### SOURCE MATERIAL

int bear_dm_prior_plan_dev_f64(bear_ws *ws, const bear_plan *plan, const uint32_t *counts, const double *prior, uint64_t n_rows,
                               const double *h_signed_dev, double eps, int train_ar, int prior_normalized, double *out,
                               double *grad_prior, void *stream) {
  int st = check_ws(ws);
  if (st != BEAR_OK) return st;
  if (!plan || !out || !h_signed_dev || (n_rows && (!counts || !prior))) return BEAR_ERR_INVALID_ARG;
  if (check_plan_step(ws, plan, counts, n_rows, 5, true) != BEAR_OK) return BEAR_ERR_INVALID_ARG;
  if (misaligned(prior) || misaligned(grad_prior) || misaligned8(out)) return BEAR_ERR_INVALID_ARG;
  hipStream_t s = static_cast<hipStream_t>(stream);
  const bear_params only_eps = params_eps(eps);
  if (plan_is_rows(plan)) return launch_prior_rows(ws, plan, prior, only_eps, h_signed_dev, train_ar, out, grad_prior, s);
  if (grad_prior) return launch_prior_plan_grad(ws, plan, prior, only_eps, h_signed_dev, train_ar, prior_normalized, out, grad_prior, s);
  return launch_prior_plan(ws, plan, prior, n_rows, only_eps, h_signed_dev, train_ar, prior_normalized, out, s);
}

int bear_dm_refmix_plan_grad_f64(bear_ws *ws, const bear_plan *plan, const uint32_t *counts, const double *net_rows,
                                 const double *ref_rows, uint64_t n_rows, const double *h_signed_dev, const double *tau_signed_dev,
                                 const double *net_weight_signed_dev, double eps, int train_ar, double *out, double *grad_net_rows,
                                 void *stream) {
  int st = check_ws(ws);
  if (st != BEAR_OK) return st;
  if (!plan || !out || !h_signed_dev || !tau_signed_dev || !net_weight_signed_dev) return BEAR_ERR_INVALID_ARG;
  if (n_rows && (!counts || !net_rows || !ref_rows || !grad_net_rows)) return BEAR_ERR_INVALID_ARG;
  if (check_plan_step(ws, plan, counts, n_rows, 5) != BEAR_OK) return BEAR_ERR_INVALID_ARG;
  if (misaligned(net_rows) || misaligned(ref_rows) || misaligned(grad_net_rows) || misaligned8(out) || misaligned8(h_signed_dev) ||
      misaligned8(tau_signed_dev) || misaligned8(net_weight_signed_dev) || !(eps >= 0.0))
    return BEAR_ERR_INVALID_ARG;
  hipStream_t s = static_cast<hipStream_t>(stream);
  const int grid = grid_plan(ws, plan->n_tiles);
  const double2 *lt = reinterpret_cast<const double2 *>(ws->logtab);
  const pln_view pv = plan_view(plan);
  const bear_step_io io = ws_io(ws, nullptr, BEAR_THETA_REF, out);
#define MIX_LAUNCH(AR)                                                                                                            \
  hipLaunchKernelGGL(dm_refmix_plan_grad_kernel<AR>, dim3(grid), dim3(PLN_THREADS), sizeof(pln_lds_g), s, net_rows, ref_rows, \
                     h_signed_dev, tau_signed_dev, net_weight_signed_dev, eps, pv, lt, grad_net_rows, ws->partials, io)
  BEAR_DISPATCH_1(train_ar, MIX_LAUNCH);
#undef MIX_LAUNCH
  HIP_TRY(hipGetLastError());
  if (pv.n_heavy_col + pv.n_heavy_row) {
    const uint64_t nh = pv.n_heavy_col + pv.n_heavy_row;
    const int g2 = grid_capped((nh + 255) / 256, (uint64_t)ws->num_cu * 4);
#define MIX_FIXUP(AR)                                                                                                      \
  hipLaunchKernelGGL(dm_refmix_fixup_kernel<AR>, dim3(g2), dim3(256), 0, s, net_rows, ref_rows, h_signed_dev, tau_signed_dev, \
                     net_weight_signed_dev, eps, pv, lt, grad_net_rows)
    BEAR_DISPATCH_1(train_ar, MIX_FIXUP);
#undef MIX_FIXUP
    HIP_TRY(hipGetLastError());
  }
  return BEAR_OK;
}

### DIRECTIONS
Only the lines with the string "counts" are wanted; pick them out of the records above and copy them.

### REPLY
int bear_dm_prior_plan_dev_f64(bear_ws *ws, const bear_plan *plan, const uint32_t *counts, const double *prior, uint64_t n_rows,
  if (!plan || !out || !h_signed_dev || (n_rows && (!counts || !prior))) return BEAR_ERR_INVALID_ARG;
  if (check_plan_step(ws, plan, counts, n_rows, 5, true) != BEAR_OK) return BEAR_ERR_INVALID_ARG;
int bear_dm_refmix_plan_grad_f64(bear_ws *ws, const bear_plan *plan, const uint32_t *counts, const double *net_rows,
  if (n_rows && (!counts || !net_rows || !ref_rows || !grad_net_rows)) return BEAR_ERR_INVALID_ARG;
  if (check_plan_step(ws, plan, counts, n_rows, 5) != BEAR_OK) return BEAR_ERR_INVALID_ARG;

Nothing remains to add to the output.